WHAT NEEDS TO BE DONE: Return a copy of every line in the data below that contains "KArgs".

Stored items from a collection
********
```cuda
int gq_hsq_decode_reduce(const void *codes, int code_bytes, const void *l, int l_bytes,
                         const float *lbub, const float *norms_f32, int64_t user_stride_bytes,
                         int n_users, int64_t n_chunks, int d, const float *codebook, int K,
                         const int64_t *seg_start, int n_seg, int n_bit, int mean, int accumulate,
                         float *out, gq_stream_t stream)
{
    const Rider pending = take_rider();
    int e = validate_group(out, n_chunks, d, codebook, K, seg_start, n_seg);
    if (e) return e;
    GQ_REQUIRE(n_users >= 1, "n_users %d < 1", n_users);
    GQ_REQUIRE(code_bytes == 1 || code_bytes == 4, "code_bytes must be 1 or 4");
    GQ_REQUIRE(n_bit == 32 || (n_bit >= 1 && n_bit <= 24), "n_bit %d out of range", n_bit);
    if (n_bit == 32) {
        GQ_REQUIRE(norms_f32 != nullptr, "n_bit == 32 needs norms_f32");
        l_bytes = 1;
    } else {
        GQ_REQUIRE(l && lbub, "null l / lbub");
        GQ_REQUIRE(l_bytes == 1 || l_bytes == 4, "l_bytes must be 1 or 4");
    }
    GQ_REQUIRE(n_users == 1 || (user_stride_bytes % 4) == 0, "user stride must be a multiple of 4 bytes");
    GQ_REQUIRE(((uintptr_t)out & 15) == 0, "output must be 16-byte aligned");
    set_rider(pending);
    e = hsq_decode_reduce(codes, code_bytes, l, l_bytes, lbub, norms_f32, user_stride_bytes, nullptr, n_users,
                          n_chunks, d, codebook, K, seg_start, n_seg, n_bit, mean, accumulate, out,
                          as_stream(stream));
    const Rider left = take_rider();
    if (e) return e;
    return launch_rider(left, as_stream(stream));
}

int gq_hsq_decode_reduce_scattered(const void *codes, int code_bytes, const void *l, int l_bytes,
                                   const float *lbub, const int64_t *user_byte_offsets, int n_users,
                                   int64_t n_chunks, int d, const float *codebook, int K,
                                   const int64_t *seg_start, int n_seg, int n_bit, int mean, int accumulate,
                                   float *out, gq_stream_t stream)
{
    const Rider pending = take_rider();
    int e = validate_group(out, n_chunks, d, codebook, K, seg_start, n_seg);
    if (e) return e;
    GQ_REQUIRE(n_users >= 1 && n_users <= 8 && user_byte_offsets, "1..8 users with an offset table");
    GQ_REQUIRE(code_bytes == 1 || code_bytes == 4, "code_bytes must be 1 or 4");
    GQ_REQUIRE(n_bit >= 1 && n_bit <= 24 && l && lbub, "quantized norms required (n_bit 1..24)");
    GQ_REQUIRE(l_bytes == 1 || l_bytes == 4, "l_bytes must be 1 or 4");
    GQ_REQUIRE(((uintptr_t)out & 15) == 0, "output must be 16-byte aligned");
    set_rider(pending);
    e = hsq_decode_reduce(codes, code_bytes, l, l_bytes, lbub, nullptr, 0, user_byte_offsets, n_users, n_chunks,
                          d, codebook, K, seg_start, n_seg, n_bit, mean, accumulate, out, as_stream(stream));
    const Rider left = take_rider();
    if (e) return e;
    return launch_rider(left, as_stream(stream));
}

int gq_f32_reduce_users(const float *in, int64_t user_stride_bytes, int n_users, int64_t n, int mean,
                        int accumulate, float *out, gq_stream_t stream)
{
    GQ_REQUIRE(n >= 0 && n_users >= 1, "bad sizes");
    GQ_REQUIRE(n == 0 || (in && out), "null pointer");
    return launch_f32_reduce_users(in, user_stride_bytes, nullptr, n_users, n, mean, accumulate, out,
                                   as_stream(stream));
}

int gq_f32_reduce_users_scattered(const float *in, const int64_t *user_byte_offsets, int n_users, int64_t n,
                                  int mean, int accumulate, float *out, gq_stream_t stream)
{
    GQ_REQUIRE(n >= 0 && n_users >= 1 && n_users <= 8 && user_byte_offsets, "1..8 users with an offset table");
    GQ_REQUIRE(n == 0 || (in && out), "null pointer");
    return launch_f32_reduce_users(in, 0, user_byte_offsets, n_users, n, mean, accumulate, out, as_stream(stream));
}

int gq_attach_f32_reduce(const float *in, int64_t user_stride_bytes, const int64_t *user_byte_offsets, int n_users,
                         int64_t n, int mean, int accumulate, float *out)
{
    GQ_REQUIRE(n >= 0 && n_users >= 1 && n_users <= 8, "1..8 users");
    GQ_REQUIRE(n == 0 || (in && out), "null pointer");
    Rider r = {};
    r.in = in;
    for (int u = 0; u < n_users; ++u) r.off[u] = user_byte_offsets ? user_byte_offsets[u] : (int64_t)u * user_stride_bytes;
    r.n_users = n_users;
    r.n = n;
    r.mean = mean;
    r.accumulate = accumulate;
    r.out = out;
    set_rider(r);
    return GQ_OK;
}

int gq_axpy(const float *a, const float *b, float alpha, int64_t n, float *out, gq_stream_t stream)
{
    GQ_REQUIRE(n >= 0 && (n == 0 || (a && b && out)), "bad arguments");
    return launch_axpy(a, b, alpha, n, out, 0, as_stream(stream));
}

int gq_sub(const float *a, const float *b, int64_t n, float *out, gq_stream_t stream)
{
    GQ_REQUIRE(n >= 0 && (n == 0 || (a && b && out)), "bad arguments");
    return launch_axpy(a, b, 0.0f, n, out, 1, as_stream(stream));
}

static size_t host_scratch_layout(int64_t n_chunks, int d, int K, int n_seg, size_t off[6])
{
    size_t p = 0;
    off[0] = p; p += align_up((size_t)n_chunks * d * 4, 256);
    off[1] = p; p += align_up((size_t)n_chunks, 256);
    off[2] = p; p += align_up((size_t)n_chunks, 256);
    off[3] = p; p += align_up((size_t)n_seg * 2 * 4, 256);
    off[4] = p; p += align_up((size_t)n_chunks * 4, 256);
    off[5] = p; p += gq_hsq_encode_workspace_bytes(n_chunks, d, K, n_seg);
    return p;
}

size_t gq_hsq_host_scratch_bytes(int64_t n_chunks, int d, int K, int n_seg)
{
    size_t off[6];
    return host_scratch_layout(n_chunks, d, K, n_seg, off);
}

int gq_hsq_roundtrip_host(const float *host_grad, float *host_out, int64_t n_chunks, int d,
                          const float *dev_codebook, int K, const int64_t *dev_seg_start, int n_seg,
                          int n_bit, int random, uint64_t philox_seed, uint64_t philox_offset,
                          void *dev_scratch, size_t scratch_bytes, int algo, gq_stream_t stream)
{
    GQ_REQUIRE(K <= 256 && n_bit <= 7, "host round trip uses the uint8 wire format (K <= 256, n_bit <= 7)");
    size_t off[6];
    const size_t need = host_scratch_layout(n_chunks, d, K, n_seg, off);
    if (scratch_bytes < need || !dev_scratch) {
        set_error("scratch too small: %zu < %zu", scratch_bytes, need);
        return GQ_ERR_WORKSPACE;
    }
    cudaStream_t st = as_stream(stream);
    char *base = (char *)dev_scratch;
    float *g = (float *)(base + off[0]);
    const size_t bytes = (size_t)n_chunks * d * 4;
    GQ_CUDA(cudaMemcpyAsync(g, host_grad, bytes, cudaMemcpyHostToDevice, st));
    int e = gq_hsq_encode(g, n_chunks, d, dev_codebook, K, dev_seg_start, n_seg, n_bit, random, nullptr,
                          philox_seed, philox_offset, base + off[1], 1, base + off[2], 1,
                          (float *)(base + off[3]), (float *)(base + off[4]), base + off[5],
                          need - off[5], algo, stream);
    if (e) return e;
    e = gq_hsq_decode_reduce(base + off[1], 1, base + off[2], 1, (float *)(base + off[3]), nullptr, 0, 1,
                             n_chunks, d, dev_codebook, K, dev_seg_start, n_seg, n_bit, 0, 0, g, stream);
    if (e) return e;
    GQ_CUDA(cudaMemcpyAsync(host_out, g, bytes, cudaMemcpyDeviceToHost, st));
    GQ_CUDA(cudaStreamSynchronize(st));
    return GQ_OK;
}

}
```

### gradient-quantization_b200/csrc/gq_common.cuh

```cuda
#pragma once
#include <cuda_runtime.h>
#include <stdint.h>
#include <stdio.h>

#include "../../include/gqb200.h"

#if defined(__CUDA_ARCH__) && (__CUDA_ARCH__ < 1000)
#error "libgqb200 is written for sm_100a (B200) only"
#endif

namespace gq {

void set_error(const char *fmt, ...);
int check_cuda(cudaError_t e, const char *what);
int sm_count();

#define GQ_REQUIRE(cond, ...)                \
    do {                                     \
        if (!(cond)) {                       \
            gq::set_error(__VA_ARGS__);      \
            return GQ_ERR_INVALID;           \
        }                                    \
    } while (0)

#define GQ_CUDA(expr)                                        \
    do {                                                     \
        int _e = gq::check_cuda((expr), #expr);              \
        if (_e) return _e;                                   \
    } while (0)

#define GQ_LAUNCH_CHECK(name) GQ_CUDA((cudaError_t)cudaPeekAtLastError())

static inline cudaStream_t as_stream(gq_stream_t s) { return reinterpret_cast<cudaStream_t>(s); }

__device__ __forceinline__ void pdl_launch_dependents() { asm volatile("griddepcontrol.launch_dependents;" ::: "memory"); }
__device__ __forceinline__ void pdl_wait() { asm volatile("griddepcontrol.wait;" ::: "memory"); }
bool pdl_enabled();

template <typename... KArgs, typename... Args>
static inline cudaError_t launch_pdl(void (*kern)(KArgs...), dim3 grid, dim3 block, size_t smem, cudaStream_t st,
                                     Args... args)
{
    cudaLaunchConfig_t cfg = {};
    cfg.gridDim = grid;
    cfg.blockDim = block;
    cfg.dynamicSmemBytes = smem;
    cfg.stream = st;
    cudaLaunchAttribute attr[1];
    attr[0].id = cudaLaunchAttributeProgrammaticStreamSerialization;
    attr[0].val.programmaticStreamSerializationAllowed = 1;
    cfg.attrs = attr;
    cfg.numAttrs = pdl_enabled() ? 1 : 0;
    return cudaLaunchKernelEx(&cfg, kern, KArgs(args)...);
}

__host__ __device__ __forceinline__ uint32_t float_to_key(float f)
{
#ifdef __CUDA_ARCH__
    uint32_t b = __float_as_uint(f);
#else
    union { float f; uint32_t u; } c; c.f = f; uint32_t b = c.u;
#endif
    return (b & 0x80000000u) ? ~b : (b | 0x80000000u);
}
__host__ __device__ __forceinline__ float key_to_float(uint32_t k)
{
    uint32_t b = (k & 0x80000000u) ? (k & 0x7fffffffu) : ~k;
#ifdef __CUDA_ARCH__
    return __uint_as_float(b);
#else
    union { float f; uint32_t u; } c; c.u = b; return c.f;
#endif
}
#define GQ_KEY_MIN_INIT 0xffffffffu
#define GQ_KEY_MAX_INIT 0x00000000u
#define GQ_KEY_NAN 0xffc00000u

__device__ __forceinline__ uint4 philox4x32_10(uint64_t seed, uint64_t idx)
{
    uint32_t k0 = (uint32_t)seed, k1 = (uint32_t)(seed >> 32);
    uint32_t c0 = (uint32_t)idx, c1 = (uint32_t)(idx >> 32), c2 = 0u, c3 = 0u;
#pragma unroll
    for (int r = 0; r < 10; ++r) {
        uint32_t hi0 = __umulhi(0xD2511F53u, c0), lo0 = 0xD2511F53u * c0;
        uint32_t hi1 = __umulhi(0xCD9E8D57u, c2), lo1 = 0xCD9E8D57u * c2;
        uint32_t n0 = hi1 ^ c1 ^ k0, n1 = lo1, n2 = hi0 ^ c3 ^ k1, n3 = lo0;
        c0 = n0; c1 = n1; c2 = n2; c3 = n3;
        k0 += 0x9E3779B9u; k1 += 0xBB67AE85u;
    }
    return make_uint4(c0, c1, c2, c3);
}
__device__ __forceinline__ float u01(uint32_t x) { return (float)(x >> 8) * 5.9604644775390625e-08f; }
__device__ __forceinline__ float philox_uniform(uint64_t seed, uint64_t offset, uint64_t i)
{
    uint64_t g = offset + i;
    uint4 w = philox4x32_10(seed, g >> 2);
    uint32_t s = (uint32_t)(g & 3u);
    uint32_t x = (s == 0) ? w.x : (s == 1) ? w.y : (s == 2) ? w.z : w.w;
    return u01(x);
}

__device__ __forceinline__ int find_segment(const int64_t *__restrict__ seg_start, int n_seg, int64_t i)
{
    int lo = 0, hi = n_seg;
    while (hi - lo > 1) {
        int mid = (lo + hi) >> 1;
        if (__ldg(seg_start + mid) <= i) lo = mid; else hi = mid;
    }
    return lo;
}

struct SegCache {
    int seg = 0;
    int64_t lo = 0, hi = 0;
};
__device__ __forceinline__ int cached_segment(SegCache &sc, const int64_t *__restrict__ seg_start, int n_seg,
                                              int64_t i)
{
    if (i < sc.lo || i >= sc.hi) {
        sc.seg = find_segment(seg_start, n_seg, i);
        sc.lo = __ldg(seg_start + sc.seg);
        sc.hi = __ldg(seg_start + sc.seg + 1);
    }
    return sc.seg;
}

__device__ __forceinline__ int find_segment_smem(const int64_t *s_seg, int n_seg, int64_t i)
{
    int lo = 0, hi = n_seg;
    while (hi - lo > 1) {
        int mid = (lo + hi) >> 1;
        if (s_seg[mid] <= i) lo = mid; else hi = mid;
    }
    return lo;
}
__device__ __forceinline__ int cached_segment_smem(SegCache &sc, const int64_t *s_seg, int n_seg, int64_t i)
{
    if (i < sc.lo || i >= sc.hi) {
        sc.seg = find_segment_smem(s_seg, n_seg, i);
        sc.lo = s_seg[sc.seg];
        sc.hi = s_seg[sc.seg + 1];
    }
    return sc.seg;
}

__device__ __forceinline__ int psc_level(float v, float lb, float ub, float s, int random, float r)
{
    if (lb - ub == 0.0f) return 0;
    float scaled = fabsf(__fdiv_rn(__fsub_rn(v, lb), __fsub_rn(ub, lb))) * s;
    float c = fminf(fmaxf(scaled, 0.0f), s - 1.0f);
    int li = (int)c;
    if (random) {
        float prob = __fsub_rn(scaled, (float)li);
        li += (prob > r) ? 1 : 0;
    }
    return li;
}
__device__ __forceinline__ float psc_value(int l, float lb, float ub, float inv_s)
{
    return __fadd_rn(__fmul_rn(__fmul_rn((float)l, __fsub_rn(ub, lb)), inv_s), lb);
}
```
********
EXERCISE RESULT:
template <typename... KArgs, typename... Args>
static inline cudaError_t launch_pdl(void (*kern)(KArgs...), dim3 grid, dim3 block, size_t smem, cudaStream_t st,
    return cudaLaunchKernelEx(&cfg, kern, KArgs(args)...);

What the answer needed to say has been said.